Pero, dada la insistente preocupación de los sectores ultraconservadores
de nuestro país, en realidad el problema lo sitúan en negar algunas
controversias sociocientíficas que les preocupan especialmente aquellas sobre
la teoría evolutiva y la dogmática de la religión católica así como la
concepción de la vida y la procreación humana y biopolítica. A este desmesurado
énfasis añaden la necesidad de justificar el papel que asignan a las mujeres en
la estructura de poder eclesiástico enmarañándose en una extraña visión acerca
de las teorías del género.
Parece, pues, que la “nueva” política educativa consiste en
retirar la capacidad de debate y reflexión de estudiantes, profesores y
familias. Se trata de retirar del curriculum las verdades controvertidas,
aislar al alumnado de los intereses y condiciones que mueven nuestras
comunidades. Adoptar una actitud (anti)pedagógica y paternalista con la
finalidad de no hacer partícipe a los jóvenes de aquellos asuntos y problemas
fundamentalmente discutibles cuyo conocimiento adquieren por los medios de
comunicación. No hablar de sentimientos, de sexo, de problemas, de
discrepancias, de desigualdades, evitando el conocimiento experiencial e
impidiendo conocer las claves fundamentales del funcionamiento de nuestra
sociedad y de la necesidad de vivir con otros.
Todo ello ¿para qué?. Pues para que el conocimiento sea el de
siempre, las ciencias sociales sean descriptivas, las lenguas formalistas, las ciencias
algorítmicas, las artes congeladas, olvidando que la realidad del conocimiento
se vive en la propia experiencia y en las experiencias colectivas. Todo ello para
que funcione el consenso patriarcal y xenófobo en donde los “otros” son o
desiguales o enemigos.
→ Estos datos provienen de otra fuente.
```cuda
__device__ __forceinline__ size_t out_pixel(const IgemmParams& p, int tb, int th, int tw, int r, bool& ok, int& bb) {
  const int wt = r % p.Wt, ht = (r / p.Wt) % p.Ht, bt = r / (p.Wt * p.Ht);
  bb = tb * p.Bt + bt;
  const int hh = th * p.Ht + ht, ww = tw * p.Wt + wt;
  ok = (bb < p.Bn) && (hh < p.H) && (ww < p.W);
  return ok ? ((size_t)bb * p.H + hh) * (size_t)p.opix_row + (size_t)ww * p.opix_w + p.opix_off : 0;
}

__device__ __forceinline__ void store2(const IgemmParams& p, size_t off, float x0, float x1, bool two, bool vec) {
  if (p.out_f32) {
    float* o = reinterpret_cast<float*>(p.out) + off;
// ... 34 lines not shown
          bv[jj] = rv[jj] = make_float2(0.f, 0.f);
          if (n >= p.N) continue;
          if (bias) bv[jj] = (two && vec) ? __ldg(reinterpret_cast<const float2*>(bias + n)) : make_float2(bias[n], two ? bias[n + 1] : 0.f);
          if (res) rv[jj] = (two && vec) ? *reinterpret_cast<const float2*>(res + n) : make_float2(res[n], two ? res[n + 1] : 0.f);
        }
#pragma unroll
        for (int jj = 0; jj < JC; ++jj) {
          const int j = j0 + jj, n = n0 + 8 * j + cq;
          if (n >= p.N) continue;
          float x0 = acc[4 * j + 2 * h], x1 = acc[4 * j + 2 * h + 1];
          if (bias) { x0 += bv[jj].x; x1 += bv[jj].y; }
          if (res) { x0 += rv[jj].x; x1 += rv[jj].y; }
          store2(p, pix * p.ldo + n, x0, x1, n + 1 < p.N, vec);
        }
      }
    } else {
      constexpr int hb = BN / 2;
#pragma unroll
      for (int j = 0; j < hb / 8; ++j) {
        const int c = 8 * j + cq;
        float x0 = acc[4 * j + 2 * h], x1 = acc[4 * j + 2 * h + 1];
        float y0 = acc[4 * (j + hb / 8) + 2 * h], y1 = acc[4 * (j + hb / 8) + 2 * h + 1];
        if (p.bias != nullptr) {
          x0 += __ldg(p.bias + n0 + c); x1 += __ldg(p.bias + n0 + c + 1);
          y0 += __ldg(p.bias + n0 + hb + c); y1 += __ldg(p.bias + n0 + hb + c + 1);
        }
        reinterpret_cast<__half2*>(reinterpret_cast<__half*>(p.out) + pix * p.ldo + nt * hb + c)[0] =
            __floats2half2_rn(x0 * gelu_erf_f(y0), x1 * gelu_erf_f(y1));
      }
    }
  }
}

template <int BN>
__global__ void __launch_bounds__(kThreads, 1) igemm_kernel(const __grid_constant__ IgemmParams p) {
  constexpr int NC = BN == 160 ? 160 : BN >= 128 ? 128 : 64;
  constexpr int NCH = BN / NC;
  extern __shared__ __align__(1024) uint8_t smem_raw[];
  uint8_t* smem = reinterpret_cast<uint8_t*>((reinterpret_cast<uintptr_t>(smem_raw) + 1023) & ~uintptr_t(1023));
  const int nst = p.nstages;
  constexpr uint32_t stage_bytes = kABytes + BN * 128;
  uint64_t* full_bar = reinterpret_cast<uint64_t*>(smem + (size_t)nst * stage_bytes);
  uint64_t* empty_bar = full_bar + nst;

  const int warp = threadIdx.x >> 5, lane = threadIdx.x & 31;
  const int m_tiles = p.tilesW * p.tilesH * p.tilesB;
  const int num_tiles = m_tiles * p.tilesN;
  int total_kb = 0;
  for (int s = 0; s < p.nseg; ++s) total_kb += p.seg[s].nkb;

  if (threadIdx.x == 0) {
    for (int i = 0; i < nst; ++i) { mbar_init(&full_bar[i], 1); mbar_init(&empty_bar[i], kConsumerWarps); }
    fence_barrier_init();
    tma_prefetch_desc(&p.tmA0);
    tma_prefetch_desc(&p.tmA1);
    tma_prefetch_desc(&p.tmB);
  }
  __syncthreads();
  griddep_wait();
  griddep_launch_dependents();

  if (warp < 4) {
    setmaxnreg_dec<40>();
    if (warp != 0 || lane != 0) return;
    uint32_t stage = 0, phase = 0;
    for (int st = blockIdx.x; st < num_tiles; st += gridDim.x) {
      const int mt = st % m_tiles, nt = st / m_tiles;
      const int tw = mt % p.tilesW, th = (mt / p.tilesW) % p.tilesH, tb = mt / (p.tilesW * p.tilesH);
      const int w0 = tw * p.Wt, h0 = th * p.Ht, b0 = tb * p.Bt, n0 = nt * BN;
      int kcol = 0;
      for (int s = 0; s < p.nseg; ++s) {
        const IgemmSeg sg = p.seg[s];
        const void* mapA = sg.map ? (const void*)&p.tmA1 : (const void*)&p.tmA0;
        for (int j = 0; j < sg.nkb; ++j, kcol += kBlockK) {
          mbar_wait_nocall(&empty_bar[stage], phase ^ 1);
          uint8_t* dst = smem + stage * stage_bytes;
          mbar_expect_tx(&full_bar[stage], stage_bytes);
          tma_load_4d(dst, mapA, &full_bar[stage], j * kBlockK, w0 + sg.dw, h0 + sg.dh, b0 + sg.db);
          tma_load_2d(dst + kABytes, &p.tmB, &full_bar[stage], kcol, n0);
          if (++stage == (uint32_t)nst) { stage = 0; phase ^= 1; }
        }
      }
    }
    return;
  }

  setmaxnreg_inc<232>();
  const int wg = (warp >> 2) - 1;
  const int r0 = wg * 64 + (warp & 3) * 16 + (lane >> 2);
  const uint32_t smem_base = smem_u32(smem);
  uint32_t stage = 0, phase = 0;
  float acc[BN / 2];
  for (int st = blockIdx.x; st < num_tiles; st += gridDim.x) {
    const int mt = st % m_tiles, nt = st / m_tiles;
    uint32_t prev = 0;
    for (int kb = 0; kb < total_kb; ++kb) {
      mbar_wait_nocall(&full_bar[stage], phase);
      wg_fence();
      const uint32_t a = smem_base + stage * stage_bytes + (uint32_t)wg * (64 * 128);
      const uint32_t b = smem_base + stage * stage_bytes + kABytes;
#pragma unroll
      for (int k = 0; k < kBlockK / 16; ++k) {
        const uint64_t da = wg_desc_sw128(a + 32 * k);
#pragma unroll
        for (int c = 0; c < NCH; ++c) {
          const uint64_t db = wg_desc_sw128(b + c * NC * 128 + 32 * k);
          if constexpr (NC == 160) wgmma_ss_n160(*reinterpret_cast<float(*)[80]>(acc), da, db, (kb | k) != 0);
          else if constexpr (NC == 128) wgmma_ss_n128(*reinterpret_cast<float(*)[64]>(acc + 64 * c), da, db, (kb | k) != 0);
          else wgmma_ss_n64(*reinterpret_cast<float(*)[32]>(acc + 32 * c), da, db, (kb | k) != 0);
        }
      }
      wg_commit();
      if (kb > 0) {
        wg_wait<1>();
        if (lane == 0) mbar_arrive(&empty_bar[prev]);
      }
      prev = stage;
      if (++stage == (uint32_t)nst) { stage = 0; phase ^= 1; }
    }
    wg_wait<0>();
    if (lane == 0 && total_kb > 0) mbar_arrive(&empty_bar[prev]);
    const int tw = mt % p.tilesW, th = (mt / p.tilesW) % p.tilesH, tb = mt / (p.tilesW * p.tilesH);
    epilogue<BN>(p, acc, tb, th, tw, nt, r0, lane);
  }
}

typedef CUresult (*PFN_encodeTiled)(CUtensorMap*, CUtensorMapDataType, cuuint32_t, void*, const cuuint64_t*,
                                    const cuuint64_t*, const cuuint32_t*, const cuuint32_t*,
                                    CUtensorMapInterleave, CUtensorMapSwizzle, CUtensorMapL2promotion,
                                    CUtensorMapFloatOOBfill);
static PFN_encodeTiled get_encode() {
  static PFN_encodeTiled fn = nullptr;
  if (!fn) {
    void* f = nullptr;
    cudaDriverEntryPointQueryResult qres;
    if (cudaGetDriverEntryPoint("cuTensorMapEncodeTiled", &f, cudaEnableDefault, &qres) != cudaSuccess ||
        qres != cudaDriverEntryPointSuccess)
      return nullptr;
    fn = reinterpret_cast<PFN_encodeTiled>(f);
  }
  return fn;
}

static int encode(CUtensorMap* tm, const void* base, int rank, const uint64_t* dims, const uint64_t* strides_bytes,
                  const uint32_t* box, CUtensorMapDataType dtype = CU_TENSOR_MAP_DATA_TYPE_FLOAT16,
                  CUtensorMapSwizzle swz = CU_TENSOR_MAP_SWIZZLE_128B) {
  PFN_encodeTiled fn = get_encode();
  if (!fn) return 1001;
  cuuint64_t gd[5];
  cuuint64_t gs[5];
  cuuint32_t bx[5], es[5];
  for (int i = 0; i < rank; ++i) {
    gd[i] = dims[i];
    bx[i] = box[i];
    es[i] = 1;
    if (i > 0) gs[i - 1] = strides_bytes[i - 1];
// ... 29 lines not shown
  uint64_t str[2] = {(uint64_t)pitch * 2, (uint64_t)rows_per_batch * pitch * 2};
  uint32_t box[3] = {64, 128, 1};
  return encode(tm, base, 3, dims, str, box);
}

void igemm_pick_box(int W, int H, int* Wt, int* Ht, int* Bt) {
  int wt = 1;
  while (wt * 2 <= W && wt * 2 <= 128) wt *= 2;
  int ht = 1;
  while (ht * 2 <= H && wt * ht * 2 <= 128) ht *= 2;
  *Wt = wt;
  *Ht = ht;
  *Bt = 128 / (wt * ht);
}

int igemm_pick_bn(int m_tiles, int N, int num_sms, bool geglu) {
  (void)geglu;
  double best = 1e30;
  int best_bn = 0;
  for (int bn : {256, 160, 128, 64}) {
    if (N % bn) continue;
    const long tiles = (long)m_tiles * (N / bn);
    const long waves = (tiles + num_sms - 1) / num_sms;
    const double cost = (double)waves * (bn + 48.0);
    if (cost < best) {
      best = cost;
      best_bn = bn;
    }
  }
  if (!best_bn) best_bn = N <= 64 ? 64 : N <= 128 ? 128 : 256;
  return best_bn;
}

struct IgemmDev { bool attr = false; int num_sms = 0; };
static IgemmDev g_igemm_dev[64];
static IgemmDev* igemm_dev() {
  int dev = 0;
  if (cudaGetDevice(&dev) != cudaSuccess || dev < 0 || dev >= 64) return nullptr;
  IgemmDev& D = g_igemm_dev[dev];
  if (!D.num_sms) {
    cudaDeviceGetAttribute(&D.num_sms, cudaDevAttrMultiProcessorCount, dev);
    if (D.num_sms <= 0) D.num_sms = 132;
  }
  return &D;
}
static int device_sms() {
  IgemmDev* D = igemm_dev();
  return D ? D->num_sms : 132;
}

static constexpr int kMaxSmem = 227 * 1024;
static size_t igemm_smem_bytes(int nst, int BN) { return (size_t)nst * (kABytes + BN * 128) + 1024  + 2 * nst * 8; }

int igemm_configure(IgemmParams& p, const IgemmOperands& o, int outW, int outH, int outB, int mode, int geglu_bn) {
  igemm_pick_box(outW, outH, &p.Wt, &p.Ht, &p.Bt);
  p.W = outW; p.H = outH; p.Bn = outB;
  p.opix_row = outW; p.opix_w = 1; p.opix_off = 0;
  p.tilesW = (outW + p.Wt - 1) / p.Wt;
  p.tilesH = (outH + p.Ht - 1) / p.Ht;
  p.tilesB = (outB + p.Bt - 1) / p.Bt;
  const int m_tiles = p.tilesW * p.tilesH * p.tilesB;
  p.N = o.N;
  p.mode = mode;
  p.BN = (mode == IGEMM_GEGLU) ? geglu_bn : igemm_pick_bn(m_tiles, o.N, device_sms(), false);
  if (p.BN != 64 && p.BN != 128 && p.BN != 160 && p.BN != 256) return 1010;
  p.tilesN = (mode == IGEMM_GEGLU) ? (o.N / p.BN) : ((o.N + p.BN - 1) / p.BN);
  int r = make_tmap_act(&p.tmA0, o.a0, o.a0Bn, o.a0H, o.a0W, o.a0C, o.a0pitch, p.Wt, p.Ht, p.Bt);
  if (!r && o.a1) r = make_tmap_act(&p.tmA1, o.a1, o.a1Bn, o.a1H, o.a1W, o.a1C, o.a1pitch, p.Wt, p.Ht, p.Bt);
  if (!r && !o.a1) p.tmA1 = p.tmA0;
  if (!r) r = make_tmap_wgt(&p.tmB, o.w, o.N, o.Ktot, p.BN);
  if (r) return r;
  const int stage_bytes = kABytes + p.BN * 128;
  int nst = (kMaxSmem - 1024 - 256) / stage_bytes;
  if (nst > 8) nst = 8;
  p.nstages = nst;
  return 0;
}

int igemm_launch(cudaStream_t st, IgemmParams& p) {
  if (p.res != nullptr && p.ldr != p.ldo) return 1003;
  if ((unsigned long long)p.Bn * p.H * (unsigned long long)p.opix_row * (unsigned long long)p.ldo >= (1ull << 32)) return 1004;
  if (p.nstages < 2) return 1011;
  const size_t smem = igemm_smem_bytes(p.nstages, p.BN);
  if (smem > (size_t)kMaxSmem) return 1011;
  IgemmDev* D = igemm_dev();
  if (!D) return 1009;
  if (!D->attr) {
    cudaError_t e = cudaFuncSetAttribute(igemm_kernel<64>, cudaFuncAttributeMaxDynamicSharedMemorySize, kMaxSmem);
    if (e == cudaSuccess) e = cudaFuncSetAttribute(igemm_kernel<128>, cudaFuncAttributeMaxDynamicSharedMemorySize, kMaxSmem);
    if (e == cudaSuccess) e = cudaFuncSetAttribute(igemm_kernel<160>, cudaFuncAttributeMaxDynamicSharedMemorySize, kMaxSmem);
    if (e == cudaSuccess) e = cudaFuncSetAttribute(igemm_kernel<256>, cudaFuncAttributeMaxDynamicSharedMemorySize, kMaxSmem);
    if (e != cudaSuccess) return (int)e;
    D->attr = true;
  }
  const long tiles = (long)p.tilesW * p.tilesH * p.tilesB * p.tilesN;
  const dim3 grid((unsigned)(tiles < D->num_sms ? (tiles > 0 ? tiles : 1) : D->num_sms));
  switch (p.BN) {
    case 64: return launch_kernel(igemm_kernel<64>, grid, dim3(kThreads), smem, st, true, p);
    case 128: return launch_kernel(igemm_kernel<128>, grid, dim3(kThreads), smem, st, true, p);
    case 160: return launch_kernel(igemm_kernel<160>, grid, dim3(kThreads), smem, st, true, p);
    case 256: return launch_kernel(igemm_kernel<256>, grid, dim3(kThreads), smem, st, true, p);
    default: return 1010;
  }
}

}
```

### stable-diffusion-xl-burn_b200/csrc/kernels.h

```cpp
#pragma once
#include <cuda.h>
#include <cuda_fp16.h>
#include <cuda_runtime.h>
#include <stdint.h>

namespace sdxl {

bool pdl_enabled();
template <typename... KArgs, typename... Args>
inline int launch_kernel(void (*kernel)(KArgs...), dim3 grid, dim3 block, size_t smem, cudaStream_t st, bool pdl,
                         Args&&... args) {
  cudaLaunchConfig_t cfg{};
  cfg.gridDim = grid;
  cfg.blockDim = block;
  cfg.dynamicSmemBytes = smem;
  cfg.stream = st;
  cudaLaunchAttribute attr[1];
  attr[0].id = cudaLaunchAttributeProgrammaticStreamSerialization;
  attr[0].val.programmaticStreamSerializationAllowed = 1;
  cfg.attrs = attr;
  cfg.numAttrs = (pdl && pdl_enabled()) ? 1 : 0;
  return (int)cudaLaunchKernelEx(&cfg, kernel, static_cast<KArgs>(args)...);
}
template <typename... KArgs, typename... Args>
// ... 34 lines not shown
    if (e != cudaSuccess) return (int)e;
    done[dev] = true;
  }
  return 0;
}

constexpr int IGEMM_MAX_SEG = 20;
struct IgemmSeg {
  int16_t map;
  int16_t dw, dh;
  int16_t db;
  int32_t nkb;
};
enum IgemmMode : int { IGEMM_LINEAR = 0, IGEMM_GEGLU = 1 };
struct alignas(64) IgemmParams {
  CUtensorMap tmA0, tmA1, tmB;
  IgemmSeg seg[IGEMM_MAX_SEG];
  int nseg;
  int Wt, Ht, Bt;
  int W, H, Bn;
  int tilesW, tilesH, tilesB, tilesN;
  int N;
  int BN;
  int nstages;
  int mode;
  void* out;
  int out_f32;
  int ldo;
  const float* bias;
  int bias_bstride;
  const float* res;
  int ldr;
  int opix_row, opix_w, opix_off;
};
int make_tmap_act(CUtensorMap* tm, const __half* base, int Bn, int H, int W, int C, int pitch, int Wt,
                  int Ht, int Bt);
int make_tmap_wgt(CUtensorMap* tm, const __half* base, int N, int K, int BN);
void igemm_pick_box(int W, int H, int* Wt, int* Ht, int* Bt);
struct IgemmOperands {
  const __half* a0; int a0Bn, a0H, a0W, a0C, a0pitch;
  const __half* a1; int a1Bn, a1H, a1W, a1C, a1pitch;
  const __half* w; int N, Ktot;
};
int igemm_configure(IgemmParams& p, const IgemmOperands& o, int outW, int outH, int outB, int mode, int geglu_bn);
int igemm_launch(cudaStream_t st, IgemmParams& p);
int igemm_pick_bn(int m_tiles, int N, int num_sms, bool geglu);

constexpr int ATTN_MAX_SRC = 8;
struct AttnIpSource {
  CUtensorMap tm;
  int S, k_col0, v_col0;
  const float* scale;
  const float* mask;
};
struct AttnParams {
  CUtensorMap tmQ, tmK, tmV;
  int T, S, n_head, B;
  int q_col0, k_col0, v_col0;
  __half* out;
  int ldo;
  float scale_log2e;
  CUtensorMap tmKip, tmVip;
  int S_ip;
  int k_ip_col0, v_ip_col0;
  const float* ip_scale;
  int n_src;
  const float* ip_mask;
  AttnIpSource ip_src[ATTN_MAX_SRC - 1];
};
int make_tmap_rows(CUtensorMap* tm, const __half* base, int rows_per_batch, int nbatch, int cols, int pitch);
int attention_launch(cudaStream_t st, const AttnParams& p);
int ip_mask_resize_launch(cudaStream_t st, const float* mask, int H, int W, int mh, int mw, int T, float* out);
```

Por esa razón no puede ponerse en el curriculum escolar
las controversias tratadas en educación para la ciudadanía y defienden que las verdades
sean indiscutibles, el pensamiento sea un dogma y la realidad indescifrable, evitando
ópticas y miradas que no sean las de las jerarquías religiosas y políticas
conservadoras, las cuales se deben defender de la capacidad de que las y los
ciudadanos piensen, reflexiones, descubran y se independicen del pensamiento
único.
understanding of science”. Science
Public Affairs, Vol. 5, No. 1, pp. 7-22, en 10.


0 comentarios:
Publicar un comentario en la entrada
Gracias por compartir su opinión.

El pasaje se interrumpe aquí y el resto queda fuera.